Great Acharyas, such as the glorious Ramanuja and our deeply beloved Madhva, also hoped to defeat Buddhism; the Supreme Personality of Geodhead Chaitanya Mahaprabhu did likewise. Herein lies a truth worthy to be received. After the era of Sriman Mahaprabhu and the Gosvamis, Buddhism, mostly gutted and dispatched, reasserted itself in a folk cult. The principle assets of Lord Chaitanya and His congruent Acharyas, such as Ramanuja, Nimbarka, and Vishnu Swami, were tactfully borrowed and invultuated. Our topmost divine Lady, Srimati Radharani, was called a factor of Buddhism. They similarly appropriated the Supreme Personality of Godhead Sri Bhagavan Krishna, and the six Goswamis were also considered factors. You name it, they drafted it.

The new sect, hating even organized Buddhism, instantly cut formal ties and developed native cults, in principle undifferentiated from voodoo, such as Santeria, etc. Organized Isha Religion (Roman Catholicism), with its saint and God Deities, was similarly borrowed, and into its Deities were forced African and South American spirits from Bantus and Incas.

In short, poor R. Dass desires a voodoo curse. Voodoo is easier than voluntary bhakti, and he will soon join a voodoo cult-in-drag, tricked out in apricot robes, singing sweet Bengali tunes, but, nevertheless, unconditionally a voodoo cult; its name is “ISKCON.” It teaches voodoo-in-drag, and that is what you get from the easy path.

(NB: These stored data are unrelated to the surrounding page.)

# nurturenature/jepsen-tigerbeetle

Measured on NVIDIA H100. Metric: configs explored/sec (time-to-verdict alongside) on 10k-op/32-client bank history, higher is better.
Workload: dtype int64

## Files before the change

### jepsen_tigerbeetle_b200/csrc/jtb_abi.cu

```cuda
#include <algorithm>
#include <chrono>
#include <cstdio>
#include <cstdlib>
#include <cstring>
#include <mutex>
#include <string>
#include <thread>
#include <type_traits>
#include <vector>

#include "jtb_wgl.cuh"
#include "jtb_level.cuh"
#include "jtb_scout.cuh"
#include "jtb_scans.cuh"
#include "jtb_table_bench.cuh"
#include "jtb_partition.cuh"
#include "jtb_monotonic.cuh"
#include "jtb_counter_bounds.cuh"
#include "jtb_transfer_lookups.cuh"
#include "jtb_read_explanations.cuh"
#include "jtb_read_gaps.cuh"

using namespace jtb;

// ... 61 lines not shown
    if (ensure(ctx, b, v.size() * sizeof(T) + 64)) return -1;
    if (!v.empty()) CK(cudaMemcpyAsync(b.p, v.data(), v.size() * sizeof(T), cudaMemcpyHostToDevice, ctx->stream));
    return 0;
}

template <typename F>
int dispatch_model_kw(jtb_ctx* ctx, int kind, int kw, F&& f) {
    using std::integral_constant;
    if (kind == JTB_MODEL_SET) return f(integral_constant<int, JTB_MODEL_SET>(), integral_constant<int, 2>());
    auto by_kw = [&](auto model) -> int {
        switch (kw) {
        case 2: return f(model, integral_constant<int, 2>());
        case 4: return f(model, integral_constant<int, 4>());
        case 8: return f(model, integral_constant<int, 8>());
        }
        ctx->err = "unsupported key width";
        return -1;
    };
    return kind == JTB_MODEL_BANK ? by_kw(integral_constant<int, JTB_MODEL_BANK>())
                                  : by_kw(integral_constant<int, JTB_MODEL_CAS_REGISTER>());
}

template <int MODEL, int KW>
int launch_wgl(jtb_ctx* ctx, const WglParams& p, int neg_ok, int grid, size_t smem) {
    auto k = p.eager_reads ? wgl_search_kernel<MODEL, KW, JTB_CTAS_EAGER, true> : wgl_search_kernel<MODEL, KW, JTB_CTAS_EXACT, false>;
    CK(cudaFuncSetAttribute(k, cudaFuncAttributeMaxDynamicSharedMemorySize, (int)smem));
    k<<<grid, WGL_THREADS, smem, ctx->stream>>>(p, neg_ok);
    CK(cudaGetLastError());
    return 0;
}

template <int MODEL, int KW>
int launch_level(jtb_ctx* ctx, const LvParams& p, int neg_ok, bool eager, int* grid_out) {
    constexpr int EW = KW + (MODEL == JTB_MODEL_BANK ? 4 : 0);
    const bool beam = p.beam_w != 0;
    const size_t smem = (beam ? sizeof(LvScratch<KW, EW, MODEL == JTB_MODEL_BANK, true>)
                              : sizeof(LvScratch<KW, EW, MODEL == JTB_MODEL_BANK, false>)) * LV_WARPS;
    const bool nk = !(MODEL == JTB_MODEL_BANK && !neg_ok);
    const void* k;
#define JTB_LVK(E, N, B) (const void*)level_search_kernel<MODEL, KW, E, (MODEL == JTB_MODEL_BANK ? N : true), B>
    if (beam) k = eager ? (nk ? JTB_LVK(true, true, true) : JTB_LVK(true, false, true)) : (nk ? JTB_LVK(false, true, true) : JTB_LVK(false, false, true));
    else k = eager ? (nk ? JTB_LVK(true, true, false) : JTB_LVK(true, false, false)) : (nk ? JTB_LVK(false, true, false) : JTB_LVK(false, false, false));
#undef JTB_LVK
    CK(cudaFuncSetAttribute(k, cudaFuncAttributeMaxDynamicSharedMemorySize, (int)smem));
    int per_sm = 0;
    CK(cudaOccupancyMaxActiveBlocksPerMultiprocessor(&per_sm, k, LV_THREADS, smem));
    if (per_sm < 1) { ctx->err = "level engine: the kernel does not fit on an SM"; return -1; }
    per_sm = std::min(per_sm, JTB_LV_CTAS);
    const int grid = ctx->opts.search_ctas ? std::min<int>((int)ctx->opts.search_ctas, ctx->n_sms * per_sm) : ctx->n_sms * per_sm;
    if (grid > 1024) { ctx->err = "level engine: more CTAs than barrier release words"; return -1; }
    *grid_out = grid;
    LvParams pp = p;
    void* args[] = {&pp};
    CK(cudaLaunchCooperativeKernel(k, dim3(grid), dim3(LV_THREADS), args, smem, ctx->stream));
    return 0;
}

int search_level(jtb_ctx* ctx, const jtb_model* m, const Prepared& P, int n_shards, const std::vector<int>& searchable,
                 const std::vector<uint64_t>& init_entries, Ctrl& hc, double& kernel_s, uint64_t& configs, uint64_t& probes,
                 uint32_t beam_w = 0) {
    const int KW = P.key_words;
    const bool bank = m->kind == JTB_MODEL_BANK;
    const int EW = KW + (bank ? 4 : 0);
    const bool eager = !(ctx->opts.flags & JTB_OPT_NO_EAGER_READS);
    size_t free_b = 0, total_b = 0;
    CK(cudaMemGetInfo(&free_b, &total_b));
    const size_t reserve = (size_t)4 << 30;
    const size_t avail = ctx->table.cap + ctx->lv_buf[0].cap + ctx->lv_buf[1].cap + (free_b > reserve ? free_b - reserve : 0);
    size_t table_bytes = ctx->opts.table_bytes ? ctx->opts.table_bytes
                         : (getenv("JTB_LV_TABLE_MB") ? (size_t)atoll(getenv("JTB_LV_TABLE_MB")) << 20 : (size_t)1 << 30);
    table_bytes = std::min(table_bytes, avail / 3);
    size_t buf_bytes = getenv("JTB_LV_BUF_MB") ? (size_t)atoll(getenv("JTB_LV_BUF_MB")) << 20 : (size_t)512 << 20;
    buf_bytes = std::max<size_t>(std::min(buf_bytes, avail / 3), init_entries.size() * 8 + 4096);
    auto slots_of = [&](size_t bytes) { uint64_t s = 1; while (s * 2 * KW * 8 <= bytes) s <<= 1; return s; };
    uint64_t table_slots = slots_of(std::max(table_bytes, ctx->table.cap));
    auto ensure_table = [&](uint64_t slots) -> int {
        const void* before = ctx->table.p;
        if (ensure(ctx, ctx->table, slots * KW * 8)) return -1;
        if (ctx->table.p != before) ctx->table_dirty = ~(size_t)0;
        return 0;
    };
    if (ensure_table(table_slots)) return -1;
    if (ensure(ctx, ctx->lv_buf[0], std::max(buf_bytes, ctx->lv_buf[0].cap)) || ensure(ctx, ctx->lv_buf[1], std::max(buf_bytes, ctx->lv_buf[1].cap)) ||
        ensure(ctx, ctx->lv_ctrl, sizeof(LvCtrl)))
        return -1;
    uint64_t buf_cap = std::min(ctx->lv_buf[0].cap, ctx->lv_buf[1].cap) / ((size_t)EW * 8);
    if (beam_w) {
        if (ensure(ctx, ctx->lv_aux[0], buf_cap * 4 + 64) || ensure(ctx, ctx->lv_aux[1], buf_cap * 4 + 64) ||
            ensure(ctx, ctx->lv_beam, sizeof(LvBeam)))
            return -1;
        std::vector<LvBeam> hb(1);
        std::memset(hb.data(), 0, sizeof(LvBeam));
        for (int k = 0; k < 3; ++k)
            for (int s = 0; s < LV_BEAM_SHARDS; ++s) { hb[0].min_crashed[k][s] = 0x7fffffff; hb[0].max_rank[k][s] = -1; }
        for (int s : searchable) { hb[0].min_crashed[0][s] = 0; hb[0].max_rank[0][s] = (int)P.rank_base[s]; }
        CK(cudaMemcpyAsync(ctx->lv_beam.p, hb.data(), sizeof(LvBeam), cudaMemcpyHostToDevice, ctx->stream));
        CK(cudaMemsetAsync(ctx->lv_aux[0].p, 0, init_entries.size() / EW * 4 + 64, ctx->stream));
        CK(cudaStreamSynchronize(ctx->stream));
    }
    CK(cudaMemsetAsync(ctx->table.p, 0, std::min(ctx->table_dirty, (size_t)table_slots * KW * 8), ctx->stream));
    ctx->table_dirty = 0;
    LvCtrl lc;
    std::memset(&lc, 0, sizeof lc);
    lc.n_undecided = (int)searchable.size();
    CK(cudaMemcpyAsync(ctx->lv_ctrl.p, &lc, sizeof lc, cudaMemcpyHostToDevice, ctx->stream));
    CK(cudaMemcpyAsync(ctx->lv_buf[0].p, init_entries.data(), init_entries.size() * 8, cudaMemcpyHostToDevice, ctx->stream));
    LvParams p{};
    p.rows = (const int32_t*)ctx->rows.p;
    p.classes = (const ClassRec*)ctx->classes.p;
    p.cls_inv_pos = (const int32_t*)ctx->cls_inv.p;
    p.ctrl = (LvCtrl*)ctx->lv_ctrl.p;
    p.shard_found = (int*)ctx->found.p;
    p.shard_max_rank = (int*)ctx->maxrank.p;
    p.row_words = P.row_words;
    p.sum_off = P.sum_off;
    p.n_shards = n_shards;
    p.max_configs = ctx->opts.max_configs;
    p.time_budget_ns = (unsigned long long)ctx->opts.time_budget_ms * 1000000ull;
    p.narrow_max = getenv("JTB_LV_NARROW") ? (uint32_t)atoi(getenv("JTB_LV_NARROW")) : (uint32_t)(LV_WARPS * 8);
    p.slots_per_config = getenv("JTB_LV_SPC") ? (uint32_t)std::max(2, atoi(getenv("JTB_LV_SPC"))) : 16u;
    p.min_slots = 1ull << 16;
    std::memset(&p.init, 0, sizeof p.init);
    p.init.n_in = searchable.size();
    p.init.epoch = 1;
    p.init.s_in = 0; p.init.s_out = 1; p.init.s_spare = 2;
    p.init.contig = 1;
    p.init.beam_thr = -1;
    p.init.beam_frac = 1024;
    p.beam_w = beam_w;
    p.aux[0] = (uint32_t*)ctx->lv_aux[0].p;
    p.aux[1] = (uint32_t*)ctx->lv_aux[1].p;
    p.beam = (LvBeam*)ctx->lv_beam.p;
    p.init.win = 0;
    CK(cudaEventRecord(ctx->ev0, ctx->stream));
    int attempts = 0, grid = 0;
    unsigned long long max_window = 0, max_width = 0, narrow_levels = 0, max_probe = 0;
    const double t_begin = now_s();
    for (;;) {
        ++attempts;
// ... 74 lines not shown
        CK(cudaFree(ctx->lv_buf[ii].p));
        ctx->lv_buf[ii] = grown;
        if (ensure(ctx, ctx->lv_buf[ii ^ 1], new_buf)) return -1;
        table_slots = slots_of(new_table);
        if (ensure_table(table_slots)) return -1;
        CK(cudaMemsetAsync(ctx->table.p, 0, (size_t)table_slots * KW * 8, ctx->stream));
        ctx->table_dirty = 0;
        buf_cap = new_buf / ((size_t)EW * 8);
        LvState r = lc.fin;
        r.stop = 0; r.cause = 0; r.boost = 0; r.attempt = 0; r.epoch = 1;
        r.s_in = 0; r.s_out = 1; r.s_spare = 2; r.contig = 1;
        p.init = r;
        const int undecided = lc.n_undecided;
        std::memset(&lc, 0, sizeof lc);
        lc.n_undecided = undecided;
        CK(cudaMemcpyAsync(ctx->lv_ctrl.p, &lc, sizeof lc, cudaMemcpyHostToDevice, ctx->stream));
    }
    CK(cudaEventRecord(ctx->ev1, ctx->stream));
    CK(cudaStreamSynchronize(ctx->stream));
    float ms = 0;
    CK(cudaEventElapsedTime(&ms, ctx->ev0, ctx->ev1));
    kernel_s = ms * 1e-3;
    configs = lc.fin.total;
    std::memset(&hc, 0, sizeof hc);
    hc.stop = lc.fin.stop;
    hc.cause = lc.fin.cause;
    hc.configs = lc.fin.total;
    hc.probes = probes;
    hc.n_undecided = lc.n_undecided;
    unsigned long long* st = ctx->stats;
    st[0] = configs; st[1] = probes; st[2] = lc.fin.level + 1; st[3] = max_width; st[4] = narrow_levels; st[5] = 0;
    st[6] = max_probe; st[7] = max_window; st[8] = (unsigned long long)grid; st[9] = buf_cap;
    st[10] = (unsigned long long)attempts; st[11] = (unsigned long long)(ms * 1e3);
    st[12] += init_entries.size() * 8 + sizeof(LvCtrl) + (size_t)n_shards * 4;
    st[13] = (unsigned long long)attempts * sizeof(LvCtrl) + (size_t)n_shards * 8;
    st[14] = (unsigned long long)attempts;
    st[19] = 1;
    return 0;
}
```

Now we shall set aside the first stolen verse and consider the other molested sloka, viz., 3.28.38. “Thus he considers his body to be like the activities of a body in a dream.” The highest samadhi has been described in this verse, because this is the actual bhakti samadhi. Bhakti entails both the development of very exceedingly acute personal consciousness and also a penetration into the relationships with the Supreme Lord Sri Krishna, as well as His contingent. This is not at all the same thing as the so-called autonomic bhakti. The purvapakshas badly need assistance! They are herein forced to confront the fact that you have to be awake in order to prosecute bhakti. They do not want to make any such effort, and they need help in order to remain asleep.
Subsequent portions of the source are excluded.